Tels deux lions des plus féroces: l’un ayant rencontré un cerf, l’abat d’un seul coup et contemple sa victime d’un œil farouche; il prend plaisir d’abord à modérer ses morsures, afin de piquer plus vivement l’aiguillon de sa faim; il presse les flancs de sa victime et entr’ouvre sa gueule redoutable; il retarde le coup de la mort afin de prolonger l’assouvissement de sa volupté. Bientôt il s’apprête à employer la force de sa puissante mâchoire pour déchirer enfin l’animal sans défense, lorsque survient à l’improviste l’autre lion; les deux bêtes féroces se jettent l’une sur l’autre avec fureur, non tant pour se disputer la proie que pour défendre leur vie, et pendant ce temps le cerf s’échappe sain et sauf.

Ainsi, tandis que les deux troupes sont aux prises, Pierre s’échappe sain et sauf. Celles-ci se livrent de furieux assauts, non plus pour se disputer la prise de Pierre, mais pour défendre leur vie; elles reçoivent les coups qu’elles destinaient à un autre. Ils furent pris dans leurs propres filets et furent victimes des pièges qu’ils avaient eux-mêmes tendus sur la route (1). Leur iniquité retomba sur leur tête (2); par un juste châtiment, ils furent abreuvés au calice de la colère de Dieu (3). Dans ce combat, un grand nombre d’hommes tombèrent grièvement blessés; quatre furent tués de chaque côté.

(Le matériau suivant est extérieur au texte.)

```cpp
__device__ __forceinline__ void k_fwd32_l1_body(ViewK v, int n, const int4* __restrict__ items,
                                                                 const int* __restrict__ num_items,
                                                                 const int2* __restrict__ ranges, const int* __restrict__ pairs,
                                                                 const float4* __restrict__ rec, float* __restrict__ fwd_part,
                                                                 float* __restrict__ out_rgb, float* __restrict__ out_alpha,
                                                                 L1Args l1, uint4* __restrict__ UF, const int* __restrict__ f16_sa,
                                                                 const int* __restrict__ tile_item0, int* __restrict__ ticket,
                                                                 int ch, const BI blockIdx, const BI gridDim) {
  __shared__ __attribute__((aligned(16))) float smem[4 * 2 * T32 * F32_LD];
  static_assert(sizeof(smem) >= 2 * F32_BUF * sizeof(float) && sizeof(smem) >= 3 * 256 * sizeof(double), "k_fwd32_l1 LDS");
  __shared__ int last_flag;
  const int nitems = num_items[0], nfull = num_items[1];
  if ((int)blockIdx.x >= nitems) return;
  const int item = (int)blockIdx.x < nfull ? xcd_item(blockIdx.x, nfull) : (int)blockIdx.x;
  const int4 it = items[item];
  const int tile = it.x >> 1, k0 = it.y, k1 = it.z;
  const int tx = tile % v.tiles_x, ty = tile / v.tiles_x;
  const int tid = threadIdx.x, wave = tid >> 6, lane = tid & 63, r = lane & 31, h = lane >> 5;
  const int sa = f16_sa ? *f16_sa : GR_F16_SA;
  f32x16 cW = {}, cR = {}, cG = {}, cB = {};
  if (k1 > k0) {
    auto stage = [&](int g, int b) { glds4_planes<false, false>(rec_of(g, n, rec), nullptr, smem + b * F32_BUF + 64 * wave); };
    stage(stage_pair(stage_id(k0 + tid, k1, pairs), k0 + tid, k1), 0);
    int idn = stage_id(k0 + TP + tid, k1, pairs);
    int buf = 0;
    const float xc = (float)(tx * T32 + r) + 0.5f, yc = (float)(ty * T32 + r) + 0.5f;
    const f32x2_t X = {xc, xc}, Y = {yc, yc}, SA = {(float)sa, (float)sa}, SB = {(float)GR_F16_SB, (float)GR_F16_SB};
    for (int base = k0; base < k1; base += TP, buf ^= 1) {
      stage_wait();
      if (base + TP < k1) stage(stage_pair(idn, base + TP + tid, k1), buf ^ 1);
      idn = stage_id(base + 2 * TP + tid, k1, pairs);
      const int cnt = min(TP, k1 - base) - wave * 64;
      const int nks = cnt <= 0 ? 0 : min(4, (cnt + 15) >> 4);
      for (int ks = 0; ks < nks; ++ks) {
        const float* s = smem + buf * F32_BUF + wave * 64 + ks * 16 + 4 * h;
        auto ld = [&](int f, f32x2_t (&q)[4]) {
          const float4 u0 = *reinterpret_cast<const float4*>(s + f * TP);
          const float4 u1 = *reinterpret_cast<const float4*>(s + f * TP + 8);
          q[0] = f32x2_t{u0.x, u0.y};
          q[1] = f32x2_t{u0.z, u0.w};
          q[2] = f32x2_t{u1.x, u1.y};
          q[3] = f32x2_t{u1.z, u1.w};
        };
        f32x2_t oe[4], bv[4];
        {
          f32x2_t px[4], qx[4], o[4];
          ld(0, px);
          ld(2, qx);
          ld(4, o);
#pragma unroll
          for (int p = 0; p < 4; ++p) {
            const f32x2_t dx = X - px[p];
            const f32x2_t ax = __builtin_elementwise_fma(dx * qx[p], dx, SA);
            const f32x2_t ex = {__builtin_amdgcn_exp2f(ax.x), __builtin_amdgcn_exp2f(ax.y)};
            oe[p] = o[p] * ex;
          }
        }
        __builtin_amdgcn_sched_barrier(0);
        {
          f32x2_t py[4], qy[4];
          ld(1, py);
          ld(3, qy);
#pragma unroll
          for (int p = 0; p < 4; ++p) {
            const f32x2_t dy = Y - py[p];
            const f32x2_t ay = __builtin_elementwise_fma(dy * qy[p], dy, SB);
            bv[p] = f32x2_t{__builtin_amdgcn_exp2f(ay.x), __builtin_amdgcn_exp2f(ay.y)};
          }
        }
        __builtin_amdgcn_sched_barrier(0);
        s16x8 fb[2], fa[2];
        split2h_frag2(bv, fb);
        split2h_frag2(oe, fa);
        cW = mfma32h(fa[1], fb[0], cW);
        cW = mfma32h(fa[0], fb[1], cW);
        cW = mfma32h(fa[0], fb[0], cW);
        f32x2_t c[4], a[4];
#define GR_FWD32_CH(F, ACC)                                   \
  ld(F, c);                                                   \
  _Pragma("unroll") for (int p = 0; p < 4; ++p) a[p] = oe[p] * c[p]; \
  split2h_frag2(a, fa);                                       \
  ACC = mfma32h(fa[1], fb[0], ACC);                           \
  ACC = mfma32h(fa[0], fb[1], ACC);                           \
  ACC = mfma32h(fa[0], fb[0], ACC);
        GR_FWD32_CH(5, cR)
        GR_FWD32_CH(6, cG)
        GR_FWD32_CH(7, cB)
#undef GR_FWD32_CH
      }
    }
    const float sc = __builtin_ldexpf(1.0f, -(sa + GR_F16_SB));
    cW *= sc;
    cR *= sc;
    cG *= sc;
    cB *= sc;
  }
// ... 35 lines not shown
#pragma unroll
      for (int c = 0; c < 4; ++c) acc[q][c] = 0.f;
    for (int e = 0; e < nch; ++e)
#pragma unroll
      for (int q = 0; q < 4; ++q) {
        const float4 pv = ld_through16(src, 4 * 4 * TP32 * e + 16 * (256 * q + tid));
        acc[q][0] += pv.x;
        acc[q][1] += pv.y;
        acc[q][2] += pv.z;
        acc[q][3] += pv.w;
      }
    if (tid == 0) ticket[tile] = 0;
  }
  float u[4][5];
  float l_rgb = 0.f, l_sil = 0.f;
#pragma unroll
  for (int q = 0; q < 4; ++q) {
    const int x = tx * T32 + px0, y = ty * T32 + py0 + 8 * q;
#pragma unroll
    for (int c = 0; c < 5; ++c) u[q][c] = 0.f;
    if (x < v.W && y < v.H && ty >= v.ty0 && ty < v.ty1) {
      const int p = y * v.W + x;
      const float a5[5] = {acc[q][0], acc[q][1], acc[q][2], acc[q][3], 0.0f};
      write_pixel(v, p, a5, out_rgb, out_alpha, nullptr, nullptr, nullptr);
      float lr = 0.f, ls = 0.f;
      pixel_upstream(v, p, make_float4(acc[q][0], acc[q][1], acc[q][2], acc[q][3]), 0.0f, nullptr, nullptr, nullptr, l1,
                     u[q], lr, ls);
      l_rgb += lr;
      l_sil += ls;
    }
  }
  tile_loss_sums(tile, tid, l_rgb, l_sil, l1.tile_loss);
  if (nch > 0) {
    float* sU = smem;
#pragma unroll
    for (int q = 0; q < 4; ++q)
#pragma unroll
      for (int c = 0; c < 4; ++c) sU[c * T32 * F32_LD + px0 * F32_LD + py0 + 8 * q] = u[q][c];
    __syncthreads();
    const float HWf = (float)v.W * (float)v.H, gC = fabsf(l1.g_scale) / (3.0f * HWf);
    const int eC = f16_exp_of(gC), eWb = f16_exp_of(3.0f * gC + fabsf(l1.w_sil * l1.g_scale) / HWf);
    const int ex4[4] = {eC, eC, eC, eWb};
    uint4* fr = UF + (size_t)tile * UF32_STRIDE;
    if (tid == 0) fr[UF32_FRAGS] = make_uint4((unsigned)ex4[0], (unsigned)ex4[1], (unsigned)ex4[2], (unsigned)ex4[3]);
    for (int e = tid; e < 16 * 64; e += 256) {
      const int set = e >> 6, l = e & 63, side = set >> 3, c = (set >> 1) & 3, s = set & 1;
      const int sc = c == 0 ? ex4[0] : (c == 1 ? ex4[1] : (c == 2 ? ex4[2] : ex4[3]));
      float val[8];
      const int m = l & 31, hh = l >> 5;
#pragma unroll
      for (int j = 0; j < 8; ++j) {
        const int k = 16 * s + kslot_pixel(hh, j);
        val[j] = ldexpf(side == 0 ? sU[c * T32 * F32_LD + k * F32_LD + m] : sU[c * T32 * F32_LD + m * F32_LD + k], sc);
      }
      s16x8 f2[2];
      split2h_frag(val, f2);
      __builtin_memcpy(&fr[(set * 2 + 0) * 64 + l], &f2[0], 16);
      __builtin_memcpy(&fr[(set * 2 + 1) * 64 + l], &f2[1], 16);
    }
  }
  const int tiles = v.tiles_x * v.tiles_y;
  if (arrive_last_tile(ticket, tiles, tile, &last_flag))
    tile_loss_total<true>(l1.tile_loss, tiles, l1.n1, l1.n2, l1.w_sil, 0, 0.0f, l1.loss_out,
                          reinterpret_cast<double (*)[256]>(smem));
}
__global__ __launch_bounds__(256, GR_FWD32_WAVES) void k_fwd32_l1(ViewK v, int n, const int4* __restrict__ items,
                                                                 const int* __restrict__ num_items,
                                                                 const int2* __restrict__ ranges, const int* __restrict__ pairs,
                                                                 const float4* __restrict__ rec, float* __restrict__ fwd_part,
                                                                 float* __restrict__ out_rgb, float* __restrict__ out_alpha,
                                                                 L1Args l1, uint4* __restrict__ UF, const int* __restrict__ f16_sa,
// ... 38 lines not shown
  __shared__ __attribute__((aligned(16))) uint4 sUF[2 * 4 * 2 * 2 * 64];
  const int nitems = num_items[1];
  if ((int)blockIdx.x >= nitems) return;
  const int item = xcd_item(blockIdx.x, nitems);
  const int4 it = items[item];
  const int tile = it.x >> 1, k0 = it.y, k1 = it.z;
  if (k1 <= k0) return;
  const int tx = tile % v.tiles_x, ty = tile / v.tiles_x;
  const int tid = threadIdx.x, wave = tid >> 6, lane = tid & 63, r = lane & 31, h = lane >> 5;
  {
    const uint4* src = UF + (size_t)tile * UF32_STRIDE;
    for (int cc = wave; cc < 32; cc += 4) glds16(src + 64 * cc + lane, sUF + 64 * cc);
  }
  const uint4 e4 = UF[(size_t)tile * UF32_STRIDE + UF32_FRAGS];
  const int eC0 = (int)e4.x, eC1 = (int)e4.y, eC2 = (int)e4.z, eW = (int)e4.w;
  const float pxb[2] = {(float)(tx * T32 + 4 * h) + 0.5f, (float)(tx * T32 + 16 + 4 * h) + 0.5f};
  const float pyb[2] = {(float)(ty * T32 + 4 * h) + 0.5f, (float)(ty * T32 + 16 + 4 * h) + 0.5f};
  {
    const int k = k0 + wave * WG + (lane < WG ? lane : 0);
    if (lane < WG) {
      const int gid = stage_pair(stage_id(k, k1, pairs), k, k1);
      glds16(rec_of(gid, n, rec), &sA[0][WG * wave]);
      glds16(rec_of(gid, n, rec) + 1, &sB[0][WG * wave]);
    }
  }
  int idn = stage_id(k0 + NB + wave * WG + (lane < WG ? lane : 0), k1, pairs);
  int buf = 0;
  for (int base = k0; base < k1; base += NB, buf ^= 1) {
    stage_wait();
    if (base == k0) __syncthreads();
// ... 31 lines not shown
      auto contract = [&](int side, int c, const s16x8 (&B)[2][2]) {
        const uint4* A0 = sUF + ((side * 4 + c) * 2 + 0) * 2 * 64;
        f32x16 d = {};
#pragma unroll
        for (int s = 0; s < 2; ++s) d = mfma32h(as_frag(A0[(s * 2 + 1) * 64 + lane]), B[s][0], d);
#pragma unroll
        for (int s = 0; s < 2; ++s) {
          const s16x8 a0 = as_frag(A0[(s * 2) * 64 + lane]);
          d = mfma32h(a0, B[s][1], d);
          d = mfma32h(a0, B[s][0], d);
        }
        return d;
      };
      const float4 bs = make_float4(b.x, ldexpf(b.y, eW - eC0), ldexpf(b.z, eW - eC1), ldexpf(b.w, eW - eC2));
      s16x8 BT[2][2], BR[2][2];
      split2h_frag(ex[0], BT[0]);
      split2h_frag(ex[1], BT[1]);
      float p[16];
      {
        const f32x16 D3 = contract(0, 3, BT);
#pragma unroll
        for (int i = 0; i < 16; ++i) p[i] = D3[i];
      }
      f32x16 Dc = contract(0, 0, BT);
      GR_BWD32_PHASE();
#pragma unroll
      for (int c = 0; c < 3; ++c) {
        const float bc = c == 0 ? bs.y : (c == 1 ? bs.z : bs.w);
        f32x16 Dn;
        if (c < 2) {
          Dn = contract(0, c + 1, BT);
        } else {
          split2h_frag(ey[0], BR[0]);
          split2h_frag(ey[1], BR[1]);
          Dn = contract(1, 3, BR);
        }
#pragma unroll
        for (int i = 0; i < 16; ++i) {
          S[c] = fmaf(ey[i >> 3][i & 7], Dc[i], S[c]);
          p[i] = fmaf(bc, Dc[i], p[i]);
        }
        if (c == 2) {
#pragma unroll
          for (int i = 0; i < 16; ++i) {
            const int s = i >> 3, q = i & 7;
            const float oq = (float)kslot_off(q);
            const float t = ey[s][q] * p[i];
            S4s[s] += t;
            if (q != 0) {
// ... 1206 lines not shown
    }
    sA[0][o] = a0;
    sA[1][o] = a1;
    sA[2][o] = a2;
  }
  __syncthreads();
  float u[5] = {0.f, 0.f, 0.f, 0.f, 0.f};
  float l_rgb = 0.f, l_sil = 0.f;
  if (inside) {
    const float scale = -((l1.w_dssim * l1.g_scale) / (3.0f * ((float)v.W * (float)v.H)));
    const int o = (tid >> 4) * TC + (tid & (T - 1)) * C;
    float gs[3];
#pragma unroll
    for (int k = 0; k < 3; ++k)
      gs[k] = scale * fmaf(tgt[k], sA[2][o + k], fmaf(2.0f * saved_colour(v, s, k), sA[1][o + k], sA[0][o + k]));
    pixel_upstream<true>(v, p, s, Dp, nullptr, nullptr, nullptr, l1, u, l_rgb, l_sil, gs);
  }
  tile_loss_sums(tile, tid, l_rgb, l_sil, l1.tile_loss);
  float (*sU)[TP] = reinterpret_cast<float (*)[TP]>(&tm[0][0]);
#pragma unroll
  for (int k = 0; k < 5; ++k) sU[k][tid] = u[k];
  __syncthreads();
  tile_fragments(sU, UF + (size_t)tile * UF_FRAGS, tid, pieces, depth);
  __shared__ int last;
  const int tiles = v.tiles_x * v.tiles_y;
  if (arrive_last_tile(ticket, tiles, tile, &last))
    tile_loss_total_ssim(l1.tile_loss, ssim_partial, tiles, l1.n1, l1.n2, l1.w_sil, l1.t_depth ? l1.n1 / 3 : 0, l1.w_depth,
                         l1.w_dssim, l1.loss_out, reinterpret_cast<double (*)[256]>(&tm[0][0]));
}

struct AccList {
// ... 1787 lines not shown
```

Measured before the change: 1558.

## Straight-line tile classify, restructure f16 split and fwd32 loops, hoist loss scales

For Gaussians whose tile rectangle is at most 3x3, tile classification in preprocess and emit now runs as a fully unrolled fixed-size pass instead of nested loops. The f16 residual split drops the inline v_fma_mix asm for plain fma against a device-global 'one' (gr_f16_unit), which keeps the compiler from folding it away. The fwd32 inner loop is regrouped into separate per-stage loops behind a packed/scalar switch. The upstream loss scale factors are hoisted out of the per-pixel path, and an extra GR_BWD32_PHASE is inserted in the backward pass. Together these aim to cut ALU and scheduling overhead, at the cost of an extra global load and changed instruction scheduling.

Result: no change. 1547 (-0.7%).

```diff
diff --git a/3dgaussian_amd/csrc/gr_hip.hip b/3dgaussian_amd/csrc/gr_hip.hip
--- a/3dgaussian_amd/csrc/gr_hip.hip
+++ b/3dgaussian_amd/csrc/gr_hip.hip
@@ -29,6 +29,8 @@
 #endif
 
 #define GR_VERSION_STR "gr_hip 0.1.0 (gfx950)"
+
+__device__ float gr_f16_unit = 1.0f;
 
 namespace {
 
@@ -249,6 +251,28 @@
 __device__ __forceinline__ int tile_class_e(float e, float thr_cut, float thr_core) {
   return !(e >= thr_cut) ? 0 : (e >= thr_core ? 2 : 1);
 }
+#ifndef GR_CLASSIFY_STRAIGHT
+#define GR_CLASSIFY_STRAIGHT 1
+#endif
+constexpr int RECT_SL = 3;
+__device__ __forceinline__ bool rect_straightline(const int4& r) {
+  return GR_CLASSIFY_STRAIGHT && r.z - r.x < RECT_SL && r.w - r.y < RECT_SL;
+}
+__device__ __forceinline__ void tile_class_rect3(const ViewK& v, float px, float py, float qx, float qy, const int4& r,
+                                                 float thr_cut, float thr_core, int (&cls)[RECT_SL * RECT_SL]) {
+  const int nx = r.z - r.x + 1, ny = r.w - r.y + 1;
+  float ex[RECT_SL], ey[RECT_SL];
+#pragma unroll
+  for (int j = 0; j < RECT_SL; ++j) {
+    ex[j] = tile_ex(v, px, qx, r.x + j);
+    ey[j] = tile_ey(v, py, qy, r.y + j);
+  }
+#pragma unroll
+  for (int jy = 0; jy < RECT_SL; ++jy)
+#pragma unroll
+    for (int jx = 0; jx < RECT_SL; ++jx)
+      cls[RECT_SL * jy + jx] = (jx < nx && jy < ny) ? tile_class_e(ex[jx] + ey[jy], thr_cut, thr_core) : 0;
+}
 
 __device__ __forceinline__ bool tile_pass(const ViewK& v, float px, float py, float qx, float qy, int tx, int ty) {
   return tile_emax(v, px, py, qx, qy, tx, ty) >= radius_thr(v.cutoff);
@@ -577,12 +601,22 @@
   const int area = tile_rect(v, p, op, r);
   if (area > 0) {
     const float thr_cut = radius_thr(v.cutoff), thr_core = radius_thr(v.core);
-    for (int ty = r.y; ty <= r.w; ++ty) {
-      const float ey = tile_ey(v, p.py, qy, ty);
-      for (int tx = r.x; tx <= r.z; ++tx) {
-        const int cls = tile_class_e(tile_ex(v, p.px, qx, tx) + ey, thr_cut, thr_core);
-        core += cls == 2;
-        tail += cls == 1;
+    if (rect_straightline(r)) {
+      int cls[RECT_SL * RECT_SL];
+      tile_class_rect3(v, p.px, p.py, qx, qy, r, thr_cut, thr_core, cls);
+#pragma unroll
+      for (int k = 0; k < RECT_SL * RECT_SL; ++k) {
+        core += cls[k] == 2;
+        tail += cls[k] == 1;
+      }
+    } else {
+      for (int ty = r.y; ty <= r.w; ++ty) {
+        const float ey = tile_ey(v, p.py, qy, ty);
+        for (int tx = r.x; tx <= r.z; ++tx) {
+          const int cls = tile_class_e(tile_ex(v, p.px, qx, tx) + ey, thr_cut, thr_core);
+          core += cls == 2;
+          tail += cls == 1;
+        }
       }
     }
   }
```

Pierre arraché sain et sauf, par la protection divine et par l’intervention visible de sainte Foy, au filet du chasseur, ne se détourna pas même de son chemin et parvint heureusement au terme de son voyage, ne cessant de faire éclater son allégresse et d’exalter la puissance de Dieu et les merveilles de sainte Foy.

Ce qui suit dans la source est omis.